畫面有些晃動,不一會兒又停止了下來,燈紅酒綠昏昏暗暗的醉夜走廊映入衆人的眼臉。畫面裏慢慢的出現一個男人的聲音,刑隊長看了一眼,微微皺了皺眉,卻還是介紹道:“各位記者朋友,想必大家都知道,現在出現在畫面裏的人,就是天成企業的少東,姚浩強。”
他說着,語氣卻有些停頓,記得早上看的時候,畫面裏最先出現的是那位喬小姐啊,怎麽回事?
刑隊長有些疑惑,感覺有些不對勁,半晌甩了甩頭,繼續看着。
“诶,那個女人,不是最近爆紅的嫩模嗎?”記者當中有人眼尖,看着畫面裏突然出現的女人,頓時驚呼了起來,瞪大着眼站着。
“是啊,就是她,據小道消息說,是天成企業捧紅的。”
“奇怪,天成企業的董事長今天早上舉行的招待會上,不是說是冷總爲了躍華集團的一個秘書才會對姚浩強出手的嗎?怎麽這裏,沒有秘書,反而是那個嫩模呢?我怎麽感覺事情越來越不簡單了,繼續看繼續看。”
伊斷文朝着剛剛說話的記者投去一瞥,兩人的目光在空中一碰便迅速錯開,嘴角都挂着心照不宣的笑。
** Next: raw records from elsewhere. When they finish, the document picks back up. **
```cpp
template <int D>
int launch_cross(const CrossAttnParams& p, hipStream_t st) {
  using S = CrossSmem<D>;
  if (int rc = hedit_dyn_lds(reinterpret_cast<const void*>(&cross_attn_kernel<D>), S::TOTAL)) return rc;
  dim3 grid(cdiv(p.N, 128), p.heads, p.n_pairs + p.n_single);
  hipLaunchKernelGGL((cross_attn_kernel<D>), grid, dim3(256), S::TOTAL, st, p);
  LAUNCH_CHECK();
  return HEDIT_OK;
}

template <bool STORE>
__global__ __launch_bounds__(256) void attn_probs_kernel(AttnProbsParams p) {
  __shared__ float qs[16][168];
  extern __shared__ float sc_rows[];
  const int bh = blockIdx.y, h = bh % p.heads;
  int b = bh / p.heads;
  if constexpr (STORE) {
    const int pair = b >> 1;
    b = (b & 1) ? p.pair_tar[pair] : p.pair_src[pair];
  }
  const int bq = (STORE && p.qk_src) ? p.qk_src[b] : b;
  const int q0 = blockIdx.x * 16, tid = threadIdx.x;
  for (int i = tid; i < 16 * p.d; i += 256) {
    const int r = i / p.d, c = i % p.d;
    const int q = q0 + r;
    qs[r][c] = q < p.N ? bf16_to_f32(p.q[((long)bq * p.N + q) * p.ldq + h * p.d + c]) : 0.f;
  }
  __syncthreads();
  float* out = STORE ? sc_rows : p.probs + ((long)bh * p.N + q0) * p.M;
  const int rows = min(16, p.N - q0);
  for (int m = tid; m < p.M; m += 256) {
    const bf16_t* kp = p.k + ((long)bq * p.kstride + m) * p.ldk + h * p.d;
    float acc[16];
#pragma unroll
    for (int r = 0; r < 16; ++r) acc[r] = 0.f;
    for (int c = 0; c < p.d; c += 8) {
      const uint4 raw = *reinterpret_cast<const uint4*>(kp + c);
      const uint32_t w[4] = {raw.x, raw.y, raw.z, raw.w};
#pragma unroll
// ... 95 lines not shown
  hipLaunchKernelGGL(attn_probs_kernel<true>, dim3(cdiv(p.N, 16), 2 * p.B * p.heads), dim3(256), lds, st, p);
  LAUNCH_CHECK();
  return HEDIT_OK;
}

int attn_apply_launch(const AttnProbsParams& p, hipStream_t st) {
  ARG_CHECK(p.d % 8 == 0 && p.d <= 160, "attn_apply: head dim must be a multiple of 8, at most 160");
  ARG_CHECK(p.M > 0 && p.N > 0 && p.M <= p.kstride, "attn_apply: extents");
  hipLaunchKernelGGL(attn_apply_kernel, dim3(cdiv(p.N, 16), p.B * p.heads), dim3(256), 0, st, p);
  LAUNCH_CHECK();
  return HEDIT_OK;
}

int self_attn_launch(const SelfAttnParams& p_in, hipStream_t st) {
  SelfAttnParams p = p_in;
  p.test_flags = hedit_test_flags();
  ARG_CHECK(p.N % 64 == 0, "self_attn: N must be a multiple of 64");
  ARG_CHECK(p.ldq % 8 == 0 && p.ldk % 8 == 0 && p.ldvt % 8 == 0 && p.ldo % 4 == 0, "self_attn: strides");
  switch (p.d) {
    case 32: return launch_self<32, 2, 2>(p, st);
    case 40: return launch_self<40, 2, 2>(p, st);
    case 64: return launch_self<64, 2, 2>(p, st);
    case 80: return launch_self<80, 1, 1>(p, st);
    case 160: return launch_self<160, 1, 1>(p, st);
    default:
      hedit_set_error("self_attn: unsupported head dim " + std::to_string(p.d) + " (32,40,64,80,160)");
      return HEDIT_ERR_ARG;
  }
}

int cross_attn_launch(const CrossAttnParams& p, hipStream_t st) {
  ARG_CHECK(p.n_pairs + p.n_single > 0, "cross_attn: nothing to do");
  ARG_CHECK(p.ldq % 8 == 0 && p.ldk % 8 == 0 && p.ldvt % 8 == 0 && p.ldo % 4 == 0, "cross_attn: strides");
  switch (p.d) {
    case 32: return launch_cross<32>(p, st);
    case 40: return launch_cross<40>(p, st);
    case 64: return launch_cross<64>(p, st);
    case 80: return launch_cross<80>(p, st);
    case 160: return launch_cross<160>(p, st);
    default:
      hedit_set_error("cross_attn: unsupported head dim " + std::to_string(p.d) + " (32,40,64,80,160)");
      return HEDIT_ERR_ARG;
  }
}
```

### h-edit_amd/csrc/c_api.hip

```cpp
#include "../../include/hedit.h"
#include <exception>
#include <map>
#include <mutex>
#include <new>
#include <set>
#include <utility>

#include "common.h"
#include "kernels.h"

static thread_local std::string g_last_error;
void hedit_set_error(const std::string& msg) { g_last_error = msg; }

int hedit_abi_catch() noexcept {
  try {
    try {
      throw;
    } catch (const std::bad_alloc&) {
      g_last_error = "out of host memory inside libhedit_hip";
    } catch (const std::exception& e) {
      g_last_error = std::string("C++ exception inside libhedit_hip: ") + e.what();
    } catch (...) {
      g_last_error = "unknown C++ exception inside libhedit_hip";
    }
// ... 196 lines not shown
  p.bias = bias_packed;
  p.C = reinterpret_cast<bf16_t*>(C);
  p.ldc = ldc;
  p.geglu = 1;
  return gemm_launch(p, 1, nullptr, S(stream));
} catch (...) { return hedit_abi_catch(); }
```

刑隊長心裏一咯噔,猛的回頭看去,随即眸子瞪大。他現在敢肯定,這個視頻絕對不是他手上原本掌握着的,該死的,他的U盤被人給換了。
“不好意思大家,我拿錯U盤了,我們要看的不是這個。”他說着,便要上前關掉投影儀。
躍華集團的保镖似乎早就候着了一樣,三四個人便擋住了他的去路,對于他的怒目而視視而不見,面無表情的守着。
冷子宸終于閑閑的開口,笑意盎然的樣子,“拿錯了?刑大隊長真會開玩笑,這麽重要的東西怎麽會拿錯呢?”
刑隊長怒視着他,終于明白他爲什麽從一開始便是氣定神閑的樣子了,他估計一早就知道他的U盤被調換的事情。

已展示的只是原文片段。